Saturday, January 12, 2013

What I Learned The Day A Dying Whale Spared My Life

The two dying whales struggled to hold on to life between the harpoon boat and the six of us in three boats, sitting motionless on the swells.

I could not take my eyes off the dying whale closest to us. His tail flayed the sea and pink foam frothed all around him.

Then suddenly the whale was looking directly at me. I saw his huge eye and I could see that he saw me. At that moment he dove once again and I saw pink bloody bubbles coming to the surface, moving closer to our boat. Within seconds the whale's head shot above the surface of the sea and began to tower above, rising higher, but as if in slow motion, and angled so that we could see that his intent was to come crashing down upon us.

And as his head rose ever higher I saw that eye once again, so close that I could see my own reflection in that deep dark orb. Suddenly I was struck with the realisation that this whale understood what we were doing.

His lower jaw hung down almost touching the side of our inflatable boat, so close that I could have reached across and encircled one of the six-inch teeth with my fingers.

His muscles tensed and he stopped rising, and began to slowly slide at an angle back into the sea. I kept eye contact with him until his eye sank beneath the surface of the sea and disappeared.

And so he died.

He could have killed us, but he had not, and the look in that eye has haunted me ever since.

I felt understanding and I knew he knew that we were there to save him, not to kill him. I felt ashamed that we had failed. I felt powerless and angry, frustrated and awed all at once. I felt indebted to him for sparing my life.

But I also saw something else in that eye, and that was pity.

Not for himself nor for his kind, but for us.
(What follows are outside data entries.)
diff --git a/corenet_amd/backend.py b/corenet_amd/backend.py
--- a/corenet_amd/backend.py
+++ b/corenet_amd/backend.py
@@ -90,6 +90,14 @@
                           C.byref(_cview(y)), window[0], window[1], window[2],
                           pad_lo[0], pad_lo[1], pad_lo[2], splits, int(accumulate), _ctapboxes(boxes),
                           _lib.stream())
+
+  def conv1x1_pair(self, x1: View, w1: t.Tensor, x2: View, w2: t.Tensor, npad: int, y: View, splits: int = 0,
+                   accumulate: bool = False) -> bool:
+    rc = self.lib._crn_conv1x1_fwd_pair(C.byref(_cview(x1)), ptr(w1), C.byref(_cview(x2)), ptr(w2), npad, C.byref(_cview(y)),
+                                        splits, int(accumulate), _lib.stream())
+    if rc not in (0, -1):
+      raise _lib.HipError(f"crn_conv1x1_fwd_pair failed with status {rc}")
+    return rc == 0
 
   @staticmethod
   def _plan_dict(p) -> dict:
diff --git a/corenet_amd/csrc/batch_renorm.hip b/corenet_amd/csrc/batch_renorm.hip
--- a/corenet_amd/csrc/batch_renorm.hip
+++ b/corenet_amd/csrc/batch_renorm.hip
@@ -29,24 +29,68 @@
   }
 }
 
+template <typename T>
+__device__ __forceinline__ T bn_splitk_sum_at(const T* p, int splits, int64_t slab) {
+  T sum = T{};
+  int sp = 0;
+  for (; sp + 4 <= splits; sp += 4) {
+    const T a = p[sp * slab], b = p[(sp + 1) * slab], c = p[(sp + 2) * slab], d = p[(sp + 3) * slab];
+    sum += a; sum += b; sum += c; sum += d;
+  }
+  const int rest = splits - sp;
+  if (rest > 0) {
+    const T a = p[sp * slab], b = rest > 1 ? p[(sp + 1) * slab] : T{}, c = rest > 2 ? p[(sp + 2) * slab] : T{};
+    sum += a;
+    if (rest > 1) sum += b;
+    if (rest > 2) sum += c;
+  }
+  return sum;
+}
+
+template <bool PEND>
+struct BnPendingRow {
+  const float* part; float* t; int64_t slab; int splits;
+  __device__ __forceinline__ f32x4 at4(int64_t o) const {
+    if (!PEND) return *reinterpret_cast<const f32x4*>(t + o);
+    const f32x4 v = bn_splitk_sum_at(reinterpret_cast<const f32x4*>(part + o), splits, slab / 4);
+    *reinterpret_cast<f32x4*>(t + o) = v;
+    return v;
+  }
+  __device__ __forceinline__ float at1(int64_t o) const {
+    if (!PEND) return t[o];
+    const float v = bn_splitk_sum_at(part + o, splits, slab);
+    t[o] = v;
+    return v;
+  }
+};
+template <bool PEND>
+__device__ __forceinline__ BnPendingRow<PEND> bn_pending_row(const float* t, int64_t sB, const float* part, int splits, int B,
+                                                             int C, int64_t S, int b, int c) {
+  BnPendingRow<PEND> r;
+  r.t = const_cast<float*>(t) + (int64_t)b * sB + (int64_t)c * S;
+  r.part = PEND ? part + ((int64_t)b * C + c) * S : nullptr;
+  r.slab = (int64_t)B * C * S; r.splits = splits;
+  return r;
+}
+
 __device__ __forceinline__ void bn_acc(float v, int pre_relu, double& s1, double& s2) {
   if (pre_relu) v = fmaxf(v, 0.f);
   s1 += (double)v;
   s2 += (double)v * (double)v;
 }
 
-template <bool VEC>
+template <bool VEC, bool PEND>
 __global__ __launch_bounds__(kThreads) void bn_partial_kernel(const float* x, int64_t S, int64_t sB,
-                                                               int pre_relu, double* ws) {
+                                                               int pre_relu, double* ws, const float* part, int splits) {
   __shared__ double red[kThreads / 64];
   const int c = blockIdx.y, b = blockIdx.z;
-  const float* p = x + (int64_t)b * sB + (int64_t)c * S;
+  const BnPendingRow<PEND> p = bn_pending_row<PEND>(x, sB, part, splits, gridDim.z, gridDim.y, S, b, c);
   double s1 = 0.0, s2 = 0.0;
   auto one = [&](float v) { bn_acc(v, pre_relu, s1, s2); };
   for_slice<VEC>(block_slice(S),
-                 [&](int64_t s) { const f32x4 v = *reinterpret_cast<const f32x4*>(p + s);
+                 [&](int64_t s) { const f32x4 v = p.at4(s);
                                   one(v.x); one(v.y); one(v.z); one(v.w); },
-                 [&](int64_t s) { one(p[s]); });
+                 [&](int64_t s) { one(p.at1(s)); });
   const double t1 = crn_block_sum(s1, red);
   const double t2 = crn_block_sum(s2, red);
   if (threadIdx.x == 0) {
@@ -167,11 +211,7 @@
 typedef float f32x2 __attribute__((ext_vector_type(2)));
 
 __device__ __forceinline__ f32x4 bn_splitk_sum(const float* part, int splits, int B, int C, int S4, int b, int c, int s4) {
-  const f32x4* pp = reinterpret_cast<const f32x4*>(part) + ((int64_t)b * C + c) * S4 + s4;
-  const int64_t slab4 = (int64_t)B * C * S4;
-  f32x4 sum = (f32x4){0.f, 0.f, 0.f, 0.f};
-  for (int sp = 0; sp < splits; ++sp) sum += pp[sp * slab4];
-  return sum;
+  return bn_splitk_sum_at(reinterpret_cast<const f32x4*>(part) + ((int64_t)b * C + c) * S4 + s4, splits, (int64_t)B * C * S4);
 }
 
 __device__ __forceinline__ bool bn_stride2_offset(int c, int s4, int W, int W2, int H2, int64_t& off) {
@@ -383,24 +423,24 @@
   }
 }
 
-template <bool VEC>
+template <bool VEC, bool PEND>
 __global__ __launch_bounds__(kThreads) void bn_bwd_partial_kernel(
     const float* x, int64_t sBx, const float* dy, int64_t sBdy, int64_t S, int C, int pre_relu,
     int post_relu, const float* scale, const float* shift, const float* saved, double* ws, float* dsum,
-    int ndsum) {
+    int ndsum, const float* part, int splits) {
   __shared__ double red[kThreads / 64];
   const int c = blockIdx.y, b = blockIdx.z;
   if (dsum && c < ndsum && blockIdx.x == 0 && b == 0 && threadIdx.x == 0) dsum[c] = 0.f;
   const float* px = x + (int64_t)b * sBx + (int64_t)c * S;
-  const float* pg = dy + (int64_t)b * sBdy + (int64_t)c * S;
+  const BnPendingRow<PEND> pg = bn_pending_row<PEND>(dy, sBdy, part, splits, gridDim.z, C, S, b, c);
   const BnBwdChannel ch = bn_bwd_channel(c, C, scale, shift, saved);
   double s1 = 0.0, s2 = 0.0;
   auto one = [&](float xv, float gv) { bn_bwd_acc(xv, gv, pre_relu, post_relu, ch, s1, s2); };
   for_slice<VEC>(block_slice(S),
                  [&](int64_t s) { const f32x4 a = *reinterpret_cast<const f32x4*>(px + s);
-                                  const f32x4 g = *reinterpret_cast<const f32x4*>(pg + s);
+                                  const f32x4 g = pg.at4(s);
                                   one(a.x, g.x); one(a.y, g.y); one(a.z, g.z); one(a.w, g.w); },
-                 [&](int64_t s) { one(px[s], pg[s]); });
+                 [&](int64_t s) { one(px[s], pg.at1(s)); });
   const double t1 = crn_block_sum(s1, red);
   const double t2 = crn_block_sum(s2, red);
   if (threadIdx.x == 0) {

An uncomfortable pallor of shame fell over me as I sensed what the whale perceived. It was indeed pity, but pity for us, that we could take life so ruthlessly, so thoughtlessly, and so mercilessly; and for what?

We sat there in our little inflatable boats in the midst of the Soviet whaling fleet with the bodies of a half dozen sperm whales lying lifeless in the swell. I watched the sun begin to set in the west and I remembered that the Russians were killing whales primarily for the valuable spermaceti oil.

Spermaceti oil is valued for its high resistance to heat, and thus it is used in machinery where there is excessive heat. One of the demands for this oil by the Soviets was for use in the production on intercontinental ballistic missiles.

Here they were slaughtering these magnificent, intelligent, socially complex, wondrous sentient beings for the purpose of making a weapon designed for the mass extermination of human beings.

And I thought to myself, are we really this insane?

It is that thought, that unanswered question, that has haunted me every day since.

It is from what I saw in the eye of that whale that has led me to devote my entire adult life to the defence of the whales and the other creatures of the sea, because I know that if we cannot save the whales, the turtles, the sharks, the tuna, and the complex marine biodiversity, that the oceans will not survive. If the life in our oceans is diminished, humanity is diminished and if the oceans die, humanity will die; for we cannot survive on this planet with a dead ocean.

Captain Paul Watson is a co-founder of the Greenpeace Foundation and the founder in 1977 of the Sea Shepherd Conservation Society.